Running your own business can be tough, especially when it comes to managing your finances. So, we’ve pulled together all the information you’ll need to learn more about how to make a business profitable and take home a good salary.

Becoming a franchisee allows you to be your own boss without the inherent financial risk of launching an independent start-up. But, when you open any business, you need to know how to make it pay. The trouble is, there’s no simple answer. In reality, profitability depends on a range of factors, which change with each franchise system.

Often, franchisors exaggerate financial projections and release misleading figures to draw in new franchisees. As a result, many entrepreneurs buy into a franchise only to close up shop further down the line when they haven’t made as much money as they had expected to. So, how can you stay savvy, cut through the jargon and choose a truly lucrative franchise?

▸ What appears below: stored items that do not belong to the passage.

SIGNATURES = {
    "rtf_version": [C.POINTER(C.c_int)],
    "rtf_embed_fwd": [_p, _p, _p, _int, _p, _int, _i64, _int, _i64, _i64, _i64, _int, _p, _i64,
                      _p, _p],
    "rtf_embed_bwd_workspace": [_i64, _int, C.POINTER(C.c_size_t)],
    "rtf_embed_bwd": [_p, _p, _p, _p, _p, _int, _p, _int, _p, _int, _i64, _int, _i64, _i64,
                      _i64, _int, _p, _i64, C.POINTER(rtf_opt), _p, _p, _p,
                      C.POINTER(C.c_int), _p, C.c_size_t, _p],
    "rtf_embed_bwd_prepare": [_p, _p, _int, _p, _int, _p, _int, _i64, _int, _i64, _i64, _i64, _p,
                              C.POINTER(C.c_int), _p, C.c_size_t, _p],
    "rtf_embed_bwd_apply": [_p, _p, _p, _p, _p, _int, _p, _int, _i64, _int, _int, _p, _i64,
                            C.POINTER(rtf_opt), _p, _p, _p, C.c_size_t, _p],
    "rtf_dot_interact_fwd": [_p, _i64, _int, _int, _p, _i64, _int, _p],
    "rtf_dot_interact_bwd": [_p, _p, _i64, _i64, _int, _int, _p, _p],
    "rtf_dot_rows_fwd": [_p, _p, _int, _int, _i64, _p, _i64, _int, _p, _i64, _p],
    "rtf_dot_rows_bwd": [_p, _p, _int, _int, _i64, _p, _i64, _p, _p, _p],
    "rtf_embed_dot_fwd": [_p, _p, _int, _int, _p, _int, _i64, _i64, _i64, _p, _i64, _p, _i64,
                          _int, _p, _p],
    "rtf_embed_dot_bwd": [_p, _p, _int, _int, _p, _int, _i64, _i64, _i64, _p, _i64, _p, _i64,
                          _p, _i64, _p, _i64, _p],
    "rtf_embed_dot_peer_fwd": [_p, _p, _i64, _int, C.c_uint64, _p, _int, _int, _p, _int, _i64, _i64, _i64, _p,
                               _i64, _p, _i64, _int, _p, _i64, _p, _p],
    "rtf_embed_dot_peer_bwd": [_p, _i64, _p, _int, _int, _p, _int, _i64, _i64, _i64, _p, _i64, _p,
                               _i64, _p, _i64, _p, _p, _int, C.c_uint64, _i64, _p],
    "rtf_colsum_workspace": [_i64, _int, C.POINTER(C.c_size_t)],
    "rtf_colsum": [_p, _i64, _p, _i64, _int, _p, _p, _p],
    "rtf_bn_workspace": [_i64, _int, C.POINTER(C.c_size_t)],
    "rtf_bn_fwd": [_p, _i64, _i64, _int, _p, _p, C.c_float, C.c_float, _p, _i64, _p, _p, _p, _p, _p,
                   C.c_size_t, _p],
    "rtf_bn_bwd": [_p, _i64, _p, _i64, _i64, _int, _p, _p, _p, _p, _i64, _p, _p, _p, C.c_size_t, _p],
    "rtf_layernorm_workspace": [_i64, _int, C.POINTER(C.c_size_t)],
    "rtf_layernorm_fwd": [_p, _i64, _int, _p, _p, C.c_float, _p, _p, _p, _p],
    "rtf_layernorm_bwd": [_p, _p, _p, _p, _p, _i64, _int, _p, _p, _p, _p, C.c_size_t, _p],
    "rtf_bce_workspace": [_i64, C.POINTER(C.c_size_t)],
    "rtf_bce_fwd": [_p, _p, _i64, _p, _p, _p, _p],
    "rtf_relu_bwd_colsum_workspace": [_i64, _int, C.POINTER(C.c_size_t)],
    "rtf_relu_bwd_colsum": [_p, _p, _i64, _int, _p, _p, _p, _p],
    "rtf_autoint_layer_supported": [_int, _int, _int, _int],
    "rtf_autoint_layer_workspace": [_i64, _int, _int, C.POINTER(C.c_size_t)],
    "rtf_autoint_layer_fwd": [_p, _i64, _int, _int, _p, _p, _p, _p, _int, _int, _int, C.c_float, _p, _p],
    "rtf_autoint_layer_bwd": [_p, _i64, _int, _int, _p, _p, _p, _p, _int, _int, _int, C.c_float, _p, _p,
                              _p, _p, _p, C.c_size_t, _p],
    "rtf_sasrec_score_fwd": [_p, _i64, _p, _i64, _p, _i64, _p, _p, _int, _i64, _i64, _int, _int, _p, _p, _p, _p],
    "rtf_sasrec_score_bwd": [_p, _i64, _p, _i64, _p, _i64, _p, _p, _int, _i64, _i64, _int, _int, _p, _p, _p,
                             _p, _p, _p],
    "rtf_topk_ip_workspace": [_i64, _i64, _int, _int, C.POINTER(C.c_size_t)],
    "rtf_topk_ip": [_p, _i64, _i64, _p, _i64, _i64, _int, _int, _p, _p, _p, _p, C.c_size_t, _p],
    "rtf_peer_pull_rows": [_p, _p, _i64, _int, C.c_uint64, _p, _int, _int, _p, _int, _i64, _i64, _i64, _p,
                           _i64, _p, _p],
    "rtf_ssm_gather": [_p, _p, _p, _p, _i64, _int, _int, _p, _p, _p, _p],
    "rtf_ssm_logits_fwd": [_p, _i64, _p, _i64, _p, _p, _p, _p, _p, _p, _i64, _i64, _int, _int, _int, _p, _p,
                           _p, _p],
    "rtf_ssm_logits_bwd": [_p, _i64, _p, _i64, _p, _p, _p, _p, _p, _p, _i64, _i64, _int, _int, _int, _p, _p,
                           _p, _p, _i64, _p],
    "rtf_ssm_true_gx": [_p, _p, _p, _i64, _i64, _int, _p, _i64, _p],
    "rtf_dense_adam": [_p, _p, _p, _p, _i64, C.POINTER(rtf_opt), _p],
    "rtf_rows_apply_dense": [_p, _p, _p, _p, _p, _i64, _int, C.POINTER(rtf_opt), _p],
    "rtf_dense_gemm_nn_workspace": [_int, _int, _int, _int, C.POINTER(C.c_size_t)],
    "rtf_dense_gemm_nt_workspace": [_int, _int, _int, _int, C.POINTER(C.c_size_t)],
    "rtf_dense_gemm_tn_workspace": [_int, _int, _int, _int, C.POINTER(C.c_size_t)],
    "rtf_dense_gemm_nn": [_p, _i64, _i64, _p, _i64, _i64, _p, _int, _p, _i64, _i64, _int, _int, _int,
                          _int, _p, C.c_size_t, _p],
    "rtf_dense_gemm_nt": [_p, _i64, _i64, _p, _i64, _i64, _p, _int, _p, _i64, _i64, _int, _int, _int,
                          _int, _p, C.c_size_t, _p],
    "rtf_dense_gemm_tn": [_p, _i64, _i64, _p, _i64, _i64, _p, _int, _p, _i64, _i64, _int, _int, _int,
                          _int, _p, C.c_size_t, _p],
    "rtf_fm_layer_workspace": [_i64, _int, C.POINTER(C.c_size_t)],
    "rtf_fm_layer_fwd": [_p, _i64, _p, _int, _p, _i64, _int, _int, _i64, _int, _int, _p, _p, _p],
    "rtf_fm_layer_bwd": [_p, _i64, _p, _int, _p, _i64, _int, _int, _i64, _int, _int, _p, _p,
                         _i64, _p, _p, _i64, _p, _p],
    "rtf_fm_gather_fwd": [_p, _p, _int, _int, _int, _p, _int, _p, _i64, _p, _int, _i64, _i64,
                          _i64, _p, _p, _p, _p, _p],
    "rtf_fm_gather_bwd": [_p, _p, _int, _int, _int, _p, _int, _p, _i64, _p, _int, _i64, _i64,
                          _i64, _p, _p, _p, _p, _p, _p, _p],
    "rtf_attn_fwd": [_p, _i64, _i64, _p, _i64, _i64, _p, _i64, _i64, _p, _i64, _p, _i64, _int,
                     _int, _int, _int, _int, _int, C.c_float, _p, _i64, _i64, _p, _p, _p],
    "rtf_attn_bwd": [_p, _i64, _i64, _p, _i64, _i64, _p, _i64, _i64, _p, _i64, _p, _i64, _int,
                     _int, _int, _int, _int, _int, C.c_float, _p, _i64, _i64, _p, _p, _p, _i64,
                     _i64, _p, _p, _i64, _i64, _p, _i64, _i64, _p, _i64, _i64, _p],
    "rtf_din_attn_fwd": [_p, _i64, _p, _i64, _p, _i64, _p, _i64, _p, _p, _int, _i64, _int, _int,
                         _p, _i64, _p],
    "rtf_din_attn_bwd": [_p, _i64, _p, _i64, _p, _i64, _p, _i64, _p, _p, _int, _i64, _int, _int,
                         _p, _i64, _p, _i64, _p, _i64, _p, _i64, _p, _p],
    "rtf_log_uniform_workspace": [_int, C.POINTER(C.c_size_t)],
    "rtf_log_uniform_sample": [C.c_uint64, _int, _i64, _p, _p, _p, _p],
    "rtf_log_uniform_sample_dseed": [_p, _int, _i64, _p, _p, _p, _p],
    "rtf_log_uniform_expected": [_p, _i64, _i64, _p, _p, _p],
    "rtf_sampled_softmax_workspace": [_int, _int, C.POINTER(C.c_size_t)],
    "rtf_sampled_softmax_fwd": [_p, _i64, _p, _p, _p, _p, _p, _p, _i64, _i64, _int, _int, _int,
                                _p, _p, _p, _p, _p],
    "rtf_sampled_softmax_bwd": [_p, _i64, _p, _p, _p, _p, _p, _p, _i64, _i64, _int, _int, _int,
                                _p, _p, _p, _i64, _p, _p, _p],
}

Ultimately, franchisees should only rely on their own research – but it can take time to develop a true understanding of individual franchises. For that reason, we’ve collected some common franchising misconceptions to uncover the truth about the industry; what follows are some key facts about making money as a franchisee. But first – a glossary of key terms to get you started.

Glossary of key terms

Break-even point – The moment a business makes enough money to cover all its expenses.

Capital – Money or assets available for investment.

Cash flow – The money moving in and out of a business.

Financial projection – An estimate of how much money a business will make in the future.

Gross income – The sum of all money going into a business before deducting tax and expenses.

Gross profit (also known as net sales) – The sum of money going into a business after deducting the cost of goods or services sold.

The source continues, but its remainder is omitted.